El recuerdo me obsesionó hasta tal punto, que me convertí en un tirano en mi propia casa. Exigía a mi mujer y a mi hija dormir en el centro de sus camas, siguiendo mi ejemplo. Las abroncaba cada vez intentaban echarse la siesta en los sillones, donde sus cuerpos sobresalían cuando se recostaban. Empecé a tomar pastillas para evitar el sueño, tal era mi miedo a quedarme dormido en cualquier sitio. Y créanme, si mi conducta ya era de por sí paranoica, las pastillas no ayudaron. Dos cosas hicieron que mi mujer firmara una autorización para que me internaran en esta institución mental: mi hija había comenzado a orinarse en la cama de nuevo y la mitad de mi pie izquierdo (el único que me quedaba) desapareció una tarde en la que no fui lo suficientemente cuidadoso. La verdad es que no la culpo a la pobrecilla. Supongo que es mejor que crea que su marido padece un extraño trastorno que le lleva a la auto-mutilación. Una consecuencia del estrés al que me he visto sometido durante tanto tiempo para llegar tan alto en el trabajo. Los ejecutivos es lo que tenemos, que estamos como cabras.

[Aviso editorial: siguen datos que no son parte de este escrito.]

template <int K>
struct HybridStore {
  typedef uint32_t key_t;
  static constexpr int B = 10;
  static constexpr bool MORTON = true;
  static constexpr uint32_t CODE = 4u;
  uint32_t key[K], node[K];
  uint32_t* gkey;
  uint32_t* gnode;
  __device__ HybridStore(const PftDev& d) : gkey(reinterpret_cast<uint32_t*>(d.pt_key64)), gnode(d.pt_node) {}
  template <class F>
  __device__ __forceinline__ void each(uint32_t n, F&& f) {
#pragma unroll
    for (int j = 0; j < K; j++) {
      uint32_t i = threadIdx.x + j * PFT_BUILD_THREADS;
      if (i < n) f(i, key[j], node[j]);
      UNROLL_FENCE(j, 2);
    }
    for (uint32_t i = K * PFT_BUILD_THREADS + threadIdx.x; i < n; i += PFT_BUILD_THREADS) f(i, gkey[i], gnode[i]);
  }
};

struct GlobStore {
  typedef unsigned long long key_t;
  static constexpr int B = 21;
  static constexpr bool MORTON = false;
  static constexpr uint32_t CODE = 5u;
  unsigned long long* key;
  uint32_t* node;
  __device__ GlobStore(const PftDev& d) : key(d.pt_key64), node(d.pt_node) {}
  template <class F>
  __device__ __forceinline__ void each(uint32_t n, F&& f) {
#pragma unroll 4
    for (uint32_t i = threadIdx.x; i < n; i += blockDim.x) f(i, key[i], node[i]);
  }
};

template <class KT, int B, bool MORTON>
__device__ __forceinline__ uint32_t key_child(KT k, int bit) {
  if (MORTON) return (uint32_t)(k >> (3 * bit)) & 7u;
  return (uint32_t)(((k >> (2 * B + bit)) & 1) << 2) | (uint32_t)(((k >> (B + bit)) & 1) << 1) |
         (uint32_t)((k >> bit) & 1);
}

__device__ __forceinline__ uint32_t spread3_10(uint32_t x) {
  x = (x | (x << 16)) & 0x030000FFu;
  x = (x | (x << 8)) & 0x0300F00Fu;
  x = (x | (x << 4)) & 0x030C30C3u;
  x = (x | (x << 2)) & 0x09249249u;
  return x;
}

template <class Store, bool LDSW, bool TMPLDS>
__device__ __forceinline__ bool build_tree(const PftParams& prm, const PftDev& d, BuildSh& S, uint32_t n, uint32_t* lds_words,
                           uint32_t lds_words_cap, uint32_t* lds_tmp, uint32_t* out_leaf_start,
                           uint32_t* out_n_leaves) {
  typedef typename Store::key_t key_t;
  constexpr int B = Store::B;
  const uint32_t tid = threadIdx.x, nt = blockDim.x;
  const float4* pts = d.crop_pts;
  const double res = prm.res, inv_res = 1.0 / prm.res;
  const int D = S.depth, ngrow = S.ngrow;
  Store st(d);
  const int J = (D >= 4 && D <= PFT_TABLE_MAX_DEPTH) ? (D - 1 < PFT_JUMP_MAX_LEVEL ? D - 1 : PFT_JUMP_MAX_LEVEL) : 0;
  if (J > 0) {
    for (uint32_t i = tid; i < 128u; i += nt) S.dn_bits[J][i] = 0u;
    __syncthreads();
  }

  const uint32_t last_grow = ngrow > 0 ? S.gidx[ngrow - 1] : 0u;
  st.each(n, [&](uint32_t i, key_t& key, uint32_t& node) {
    float4 p = pts[i];
    int e = ngrow;
    if (ngrow > 0 && i < last_grow) {
      e = 0;
      while (e < ngrow && S.gidx[e] <= i) e++;
    }
    const double tq[3] = {(double)p.x - S.gmin[e][0], (double)p.y - S.gmin[e][1], (double)p.z - S.gmin[e][2]};
    uint32_t kk[3];
#pragma unroll
    for (int a = 0; a < 3; a++) {
      double q0 = tq[a] * inv_res;
      const double fr = q0 - floor(q0);
      if (fr < 1.0e-6 || fr > 1.0 - 1.0e-6) q0 = tq[a] / res;
      kk[a] = (uint32_t)q0;
    }
    uint32_t kx = kk[0], ky = kk[1], kz = kk[2];
    for (int s = e; s < ngrow; s++) {
      uint32_t sh = S.gshift[s], od = S.gold[s];
      if (sh & 1u) kx += 1u << od;
      if (sh & 2u) ky += 1u << od;
      if (sh & 4u) kz += 1u << od;
    }
    if (d.pt_key) {
      d.pt_key[3 * (size_t)i + 0] = kx;
      d.pt_key[3 * (size_t)i + 1] = ky;
      d.pt_key[3 * (size_t)i + 2] = kz;
    }
    if (Store::MORTON)
      key = (key_t)((spread3_10(kx) << 2) | (spread3_10(ky) << 1) | spread3_10(kz));
    else
      key = ((key_t)kx << (2 * B)) | ((key_t)ky << B) | (key_t)kz;
    node = 0;
  });

  STAMP(2);
  uint32_t* W = LDSW ? lds_words : d.words;
  if (tid == 0) S.jump = J;
  int l0 = 0;
  if (J > 0) {
    uint32_t (*dn_bits)[128] = S.dn_bits;
    uint32_t (*dn_pref)[128] = S.dn_pref;
    uint32_t* dn_cnt = S.dn_cnt;
    st.each(n, [&](uint32_t, key_t& key, uint32_t& node) {
      uint32_t mj = 0;
      if (Store::MORTON)
        mj = (uint32_t)(key >> (3 * (D - J)));
      else
        for (int l = 0; l < J; l++) mj = (mj << 3) | key_child<key_t, B, Store::MORTON>(key, D - 1 - l);
      node = mj;
      const uint32_t bt = 1u << (mj & 31u);
      if (!(dn_bits[J][mj >> 5] & bt)) atomicOr(&dn_bits[J][mj >> 5], bt);
    });
    __syncthreads();
    for (int l = J - 1; l >= 0; l--) {
      const uint32_t nbits = 1u << (3 * l);
      const bool pred = tid < nbits && ((dn_bits[l + 1][tid >> 2] >> (8u * (tid & 3u))) & 0xffu) != 0u;
      const unsigned long long m = __ballot(pred);
      if (lane_id() == 0 && (uint32_t)wave_id() * 64u < ((nbits + 63u) & ~63u)) {
        dn_bits[l][2 * wave_id()] = (uint32_t)m;
        dn_bits[l][2 * wave_id() + 1] = (uint32_t)(m >> 32);
      }
      __syncthreads();
    }
    if (wave_id() <= J) {
      const int l = wave_id(), ln = lane_id();
      const uint32_t nwords = ((1u << (3 * l)) + 31u) >> 5;
      const uint32_t c0 = (uint32_t)ln < nwords ? __popc(dn_bits[l][ln]) : 0u;
      const uint32_t c1 = (uint32_t)ln + 64u < nwords ? __popc(dn_bits[l][ln + 64]) : 0u;
      const uint32_t i0 = wave_incl_scan(c0);
      const uint32_t t0 = (uint32_t)__shfl((int)i0, 63);
      const uint32_t i1 = wave_incl_scan(c1);
      dn_pref[l][ln] = i0 - c0;
      dn_pref[l][ln + 64] = t0 + i1 - c1;
      if (ln == 63) dn_cnt[l] = t0 + i1;
    }
    __syncthreads();
    if (tid == 0) {
      S.lvl[0] = 0;
      for (int l = 0; l <= J; l++) S.lvl[l + 1] = S.lvl[l] + dn_cnt[l];
    }
    __syncthreads();
    const uint32_t top_end = S.lvl[J + 1];
    if (LDSW && top_end + 2 > lds_words_cap) return false;
    if (top_end + 2 > d.max_words) {
      if (tid == 0) S.err |= 1u;
    } else {
#define DN_RANK(l, i) (dn_pref[l][(i) >> 5] + __popc(dn_bits[l][(i) >> 5] & ((1u << ((i) & 31u)) - 1u)))
      for (uint32_t cand = tid; cand < 585u; cand += nt) {
        int l = 0;
        uint32_t i = cand;
        while (l < J && i >= (1u << (3 * l))) {
          i -= 1u << (3 * l);
          l++;
        }
        if (l < J && ((dn_bits[l][i >> 5] >> (i & 31u)) & 1u)) {
          const uint32_t mask = (dn_bits[l + 1][i >> 2] >> (8u * (i & 3u))) & 0xffu;
          const uint32_t base = S.lvl[l + 1] + DN_RANK(l + 1, 8u * i);
          W[S.lvl[l] + DN_RANK(l, i)] = mask | (base << 8);
        }
      }
      for (uint32_t j = S.lvl[J] + tid; j < top_end; j += nt) W[j] = 0;
      for (uint32_t i = tid; i < (1u << (3 * J)); i += nt) {
        uint32_t cx = 0, cy = 0, cz = 0;
        for (int b = 0; b < J; b++) {
          const uint32_t dg = (i >> (3 * b)) & 7u;
          cx |= (dg >> 2) << b;
          cy |= ((dg >> 1) & 1u) << b;
          cz |= (dg & 1u) << b;
        }
        const bool occ = (dn_bits[J][i >> 5] >> (i & 31u)) & 1u;
        d.jump[cx | (cy << J) | (cz << (2 * J))] = occ ? (uint16_t)(DN_RANK(J, i) + 1u) : (uint16_t)0;
      }
      const uint32_t lj = S.lvl[J];
      st.each(n, [&](uint32_t, key_t&, uint32_t& node) { node = lj + DN_RANK(J, node); });
#undef DN_RANK
    }
    __syncthreads();
    l0 = J;
  } else {
    if (tid == 0) {
      W[0] = 0;
      S.lvl[0] = 0;
      S.lvl[1] = 1;
    }
    __syncthreads();
  }

  unsigned long long tA = 0, tB = 0, tC = 0, tD = 0, t0_, t1_;
  for (int l = l0; l < D && !S.err; l++) {
    const int bit = D - 1 - l;
    t0_ = TICK_NOW();
    st.each(n, [&](uint32_t, key_t& key, uint32_t& node) {
      if (l > l0) {
        uint32_t w = W[node];
        uint32_t cp = key_child<key_t, B, Store::MORTON>(key, bit + 1);
        node = (w >> 8) + __popc(w & 0xffu & ((1u << cp) - 1u));
      }
      const uint32_t cb = 1u << key_child<key_t, B, Store::MORTON>(key, bit);
      if (!(W[node] & cb)) atomicOr(&W[node], cb);
    });
    __syncthreads();
    t1_ = TICK_NOW(); tA += t1_ - t0_; t0_ = t1_;
    const uint32_t ls = S.lvl[l], le = S.lvl[l + 1], nl = le - ls;
    const uint32_t per = (nl + nt - 1) / nt;
    const uint32_t a0 = ls + min(nl, tid * per), a1 = ls + min(nl, (tid + 1) * per);
    uint32_t cnt = 0;
    for (uint32_t nd = a0; nd < a1; nd++) cnt += __popc(W[nd] & 0xffu);
    t1_ = TICK_NOW(); tB += t1_ - t0_; t0_ = t1_;
    uint32_t* scr = S.u32s + (l & 1) * 20;
    uint32_t inc = wave_incl_scan(cnt);
    if (lane_id() == WAVE - 1) scr[wave_id()] = inc;
    __syncthreads();
    if (wave_id() == 0) {
      const int nw = (int)(nt >> 6);
      uint32_t t = lane_id() < nw ? scr[lane_id()] : 0u;
      uint32_t ti = wave_incl_scan(t);
      if (lane_id() < nw) scr[lane_id()] = ti - t;
      if (lane_id() == nw - 1) scr[17] = ti;
    }
    __syncthreads();
    t1_ = TICK_NOW(); tC += t1_ - t0_; t0_ = t1_;
    uint32_t base = le + scr[wave_id()] + inc - cnt;
    const uint32_t nend = le + scr[17];
    const bool overflow = nend + 2 > d.max_words || nend >= (1u << 24);
    if (LDSW && !overflow && nend + 2 > lds_words_cap) return false;
    if (overflow) {
      if (tid == 0) S.err |= 1u;
    } else {
      for (uint32_t nd = a0; nd < a1; nd++) {
        const uint32_t wv = W[nd];
        W[nd] = wv | (base << 8);
        base += __popc(wv & 0xffu);
      }
      for (uint32_t j = le + tid; j < nend; j += nt) W[j] = 0;
    }
    if (tid == 0) S.lvl[l + 2] = nend;
    __syncthreads();
    t1_ = TICK_NOW(); tD += t1_ - t0_;
    if (S.err) break;
  }
#ifdef PFT_DIAG
  if (tid == 0) { d.hdr->ticks[9] = tA; d.hdr->ticks[10] = tB; d.hdr->ticks[11] = tC; d.hdr->ticks[12] = tD; }
#endif
  __syncthreads();
  if (S.err || D <= 0) {
    *out_leaf_start = 0;
    *out_n_leaves = 0;
    return true;
  }

  STAMP(3);
  const uint32_t leaf_start = S.lvl[D], n_leaves = S.lvl[D + 1] - leaf_start;
  st.each(n, [&](uint32_t, key_t& key, uint32_t& node) {
    uint32_t w = W[node];
    uint32_t c = key_child<key_t, B, Store::MORTON>(key, 0);
    uint32_t leaf = (w >> 8) + __popc(w & 0xffu & ((1u << c) - 1u));
    node = leaf;
    key = (key_t)atomicAdd(&W[leaf], 1u);
  });
  __syncthreads();
  {
    const uint32_t per = (n_leaves + nt - 1) / nt;
    const uint32_t a0 = leaf_start + min(n_leaves, tid * per), a1 = leaf_start + min(n_leaves, (tid + 1) * per);
    uint32_t cnt = 0;
    for (uint32_t nd = a0; nd < a1; nd++) cnt += W[nd];
    uint32_t total;
    uint32_t start = block_excl_scan<uint32_t>(cnt, S.u32s, &total);
    for (uint32_t nd = a0; nd < a1; nd++) {
      const uint32_t c = W[nd];
      W[nd] = start;
      start += c;
    }
  }
  if (tid == 0) {
    W[leaf_start + n_leaves] = n;
    S.variant = Store::CODE | (LDSW ? 8u : 0u) | (TMPLDS ? 16u : 0u);
  }
  __syncthreads();
  STAMP(4);
  uint32_t* TMP = TMPLDS ? lds_tmp : d.pt_tmp;
  st.each(n, [&](uint32_t i, key_t& key, uint32_t& node) { TMP[W[node] + (uint32_t)key] = i; });
  __syncthreads();
  STAMP(5);
  st.each(n, [&](uint32_t i, key_t&, uint32_t& node) {
    const uint32_t s = W[node], e = W[node + 1];
    uint32_t rank = 0;
    for (uint32_t k = s; k < e; k++) rank += TMP[k] < i ? 1u : 0u;
    d.leaf_order[s + rank] = i;
  });
  STAMP(6);
  const uint32_t n_words = leaf_start + n_leaves + 1;
  if (LDSW)
    for (uint32_t j = tid; j < n_words; j += nt) d.words[j] = W[j];
  *out_leaf_start = leaf_start;
  *out_n_leaves = n_leaves;
  return true;
}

En cualquier caso, acá están encantados de tenerme. Soy un caso realmente extraño y los doctores se frotan las manos. Todos quieren desentrañar los misterios de mi mente y me ven como el trabajo que les dará su momento de fama. Y yo lo único que les he pedido es dormir en una cama lo más grande posible. Pero parece que solo están dispuestos a recibir sin dar nada a cambio.
Uno de los doctores quiere mostrarme en una conferencia en la otra punta del país. Estoy viajando en una especie de jet privado, con el cuerpo atado con multitud de correas (ni que fuera Hannibal Lecter). Al menos me han dejado la mano libre, un boli y una libreta en la mesita desmontable. Siento que el escribir se me hace cada vez más pesado: ya no por tener que emplear la mano izquierda, sino porque el sueño que llevo evitando durante las cincuenta y tres horas que han pasado desde que empezaron todos los preparativos del traslado, vuelve a mi con toda su fuerza. Para colmo, los cabrones me han hecho un lavado de estómago en toda regla y todas mis oportunidades de sobrevivir al viaje se han ido junto con la bilis y los jugos gástricos por el retrete. Porque me estoy durmiendo, y la mitad de mi cabeza sobresale por encima del asiento.